@@ -120,6 +180,36 @@
 }
 
 size_t m_doubles(int n_pad) { return (size_t)7 * n_pad / 4 * n_pad / 4; }
+
+size_t m2_doubles(int n_pad, unsigned two) {
+  if (!two) return 0;
+  int d = 0;
+  while (!(two >> d & 1u)) ++d;
+  const size_t h2 = (size_t)n_pad >> (d + 3);
+  return (size_t)7 * ((size_t)1 << d) * h2 * h2;
+}
+
+size_t atil_rows(const FastSyrk& f) { return (size_t)4 * f.K2 + (f.two ? f.K2 / 2 : 0); }
+
+void winograd_ops(int4 ops[7], int xr, int xk, int yr, int yk, int hh, int kqh, int sr, int sk, int tr, int tk) {
+  ops[0] = make_int4(xr, xk, yr, yk);
+  ops[1] = make_int4(xr, xk + kqh, yr, yk + kqh);
+  ops[2] = make_int4(sr + 3 * hh, sk, yr + hh, yk + kqh);
+  ops[3] = make_int4(xr + hh, xk + kqh, tr + 3 * hh, tk);
+  ops[4] = make_int4(sr, sk, tr, tk);
+  ops[5] = make_int4(sr + hh, sk, tr + hh, tk);
+  ops[6] = make_int4(sr + 2 * hh, sk, tr + 2 * hh, tk);
+}
+
+void level1_ops(int4 ops[7], int p, int hh, int KQ2) {
+  const int ra = 4 * p * hh, rb = ra + 2 * hh;
+  winograd_ops(ops, rb, 0, ra, 0, hh, KQ2, ra, 2 * KQ2, ra, 3 * KQ2);
+}
+
+void level2_ops(int4 ops[7], int4 o, int p, int hh, int KQ2) {
+  const int ra = 4 * p * hh;
+  winograd_ops(ops, o.x, o.y, o.z, o.w, hh / 2, KQ2 / 2, ra, 4 * KQ2, ra + 2 * hh, 4 * KQ2);
+}
 
 }
 
@@ -133,25 +223,33 @@
   int W = h->n_pad, depth = 0;
   while (W % 512 == 0 && W / 2 >= leaf) { W /= 2; ++depth; }
   if (depth == 0 || (mode != 1 && h->n_pad < FAST_SYRK_N0)) return 0;
-  const int K2 = round_up(h->m_pad, 64) / 2;
+  const int levels = env_int("CIP_FAST_SYRK_LEVELS", 0);
+  unsigned two = 0;
+  for (int d = 0; d < depth && levels != 1; ++d) {
+    const int h2 = h->n_pad >> (d + 3);
+    if (h2 % TILE == 0 && (h2 >= FAST_SYRK_L2_MIN || levels == 2)) two |= 1u << d;
+  }
   const size_t nn = (size_t)h->n_pad * h->n_pad;
-  const size_t atil = (size_t)4 * K2 * h->n_pad;
   const size_t colss = (size_t)scale_panel_norms_chunks(h->m_pad) * h->n_pad;
-  if (mode != 1) {
+  for (;; two = 0) {
+    f.two = two;
+    f.K2 = round_up(h->m_pad, two ? 128 : 64) / 2;
+    if (mode == 1) break;
     size_t free_b = 0, total_b = 0;
     CIP_CUDA(cudaMemGetInfo(&free_b, &total_b));
-    const size_t need = (atil + m_doubles(h->n_pad) + colss + 3 * nn + (size_t)GEMM_WS_DOUBLES) * 8 + (size_t(1) << 30);
-    if (free_b < need) return 0;
+    const size_t need = (atil_rows(f) * h->n_pad + m_doubles(h->n_pad) + m2_doubles(h->n_pad, two) + colss + 3 * nn +
+                         (size_t)GEMM_WS_DOUBLES) * 8 + (size_t(1) << 30);
+    if (free_b >= need) break;
+    if (!two) { f = FastSyrk{}; return 0; }
   }
   f.on = true;
   f.depth = depth;
   f.leaf = W;
-  f.K2 = K2;
   f.nchunk = scale_panel_norms_chunks(h->m_pad);
   return 0;
 }
 
-size_t fast_syrk_atil_doubles(const cip_engine* h) { return (size_t)4 * h->fast.K2 * h->n_pad; }
+size_t fast_syrk_atil_doubles(const cip_engine* h) { return atil_rows(h->fast) * h->n_pad; }
 
 int fast_syrk_setup(cip_engine* h) {
   FastSyrk& f = h->fast;
@@ -159,31 +257,38 @@
   CIP_TRY(falloc(h, &f.colexp, h->n_pad));
   CIP_TRY(falloc(h, &f.colss, (size_t)f.nchunk * h->n_pad));
   CIP_TRY(falloc(h, &f.M, m_doubles(h->n_pad)));
-  const int KQ2 = f.K2 / 4, PQ0 = 2 * KQ2;
+  if (f.two) CIP_TRY(falloc(h, &f.M2, m2_doubles(h->n_pad, f.two)));
+  const int KQ2 = f.K2 / 4;
   std::vector<int4> t;
   for (int l = 0; l < (1 << f.depth); ++l) {
     const int r0 = l * f.leaf;
     t.push_back(make_int4(r0, 0, r0, 0));
     t.push_back(make_int4(r0, r0, 0, 0));
   }
+  int4 ops[7], sub[7];
   for (int d = 0; d < f.depth; ++d) {
-    const int w = h->n_pad >> (d + 1), hh = w / 2;
+    const int hh = h->n_pad >> (d + 2);
     for (int p = 0; p < (1 << d); ++p) {
-      const int ra = 2 * p * w, rb = ra + w;
-      const int4 ops[7] = {
-          make_int4(rb, 0, ra, 0),
-          make_int4(rb, KQ2, ra, KQ2),
-          make_int4(ra + 3 * hh, PQ0, ra + hh, KQ2),
-          make_int4(rb + hh, KQ2, ra + 3 * hh, PQ0 + KQ2),
-          make_int4(ra, PQ0, ra, PQ0 + KQ2),
-          make_int4(ra + hh, PQ0, ra + hh, PQ0 + KQ2),
-          make_int4(ra + 2 * hh, PQ0, ra + 2 * hh, PQ0 + KQ2)};
+      level1_ops(ops, p, hh, KQ2);
       for (const int4& o : ops) {
         t.push_back(o);
         t.push_back(make_int4(0, 0, 0, 0));
       }
     }
   }
+  for (int d = 0; d < f.depth; ++d) {
+    if (!(f.two >> d & 1u)) continue;
+    const int hh = h->n_pad >> (d + 2);
+    for (int q = 0; q < 7; ++q)
+      for (int p = 0; p < (1 << d); ++p) {
+        level1_ops(ops, p, hh, KQ2);
+        level2_ops(sub, ops[q], p, hh, KQ2);
+        for (const int4& o : sub) {
+          t.push_back(o);
+          t.push_back(make_int4(0, 0, 0, 0));
+        }
+      }
+  }
   CIP_TRY(falloc(h, &f.table, t.size()));
   CIP_CUDA(cudaMemcpyAsync(f.table, t.data(), t.size() * sizeof(int4), cudaMemcpyHostToDevice, h->stream));
   CIP_CUDA(cudaStreamSynchronize(h->stream));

## ACTION ITEM:
Look over the material and return every line where the word "levels" is found.

## RESPONSE TO THIS EXERCISE:
+  const int levels = env_int("CIP_FAST_SYRK_LEVELS", 0);
+  for (int d = 0; d < depth && levels != 1; ++d) {
+    if (h2 % TILE == 0 && (h2 >= FAST_SYRK_L2_MIN || levels == 2)) two |= 1u << d;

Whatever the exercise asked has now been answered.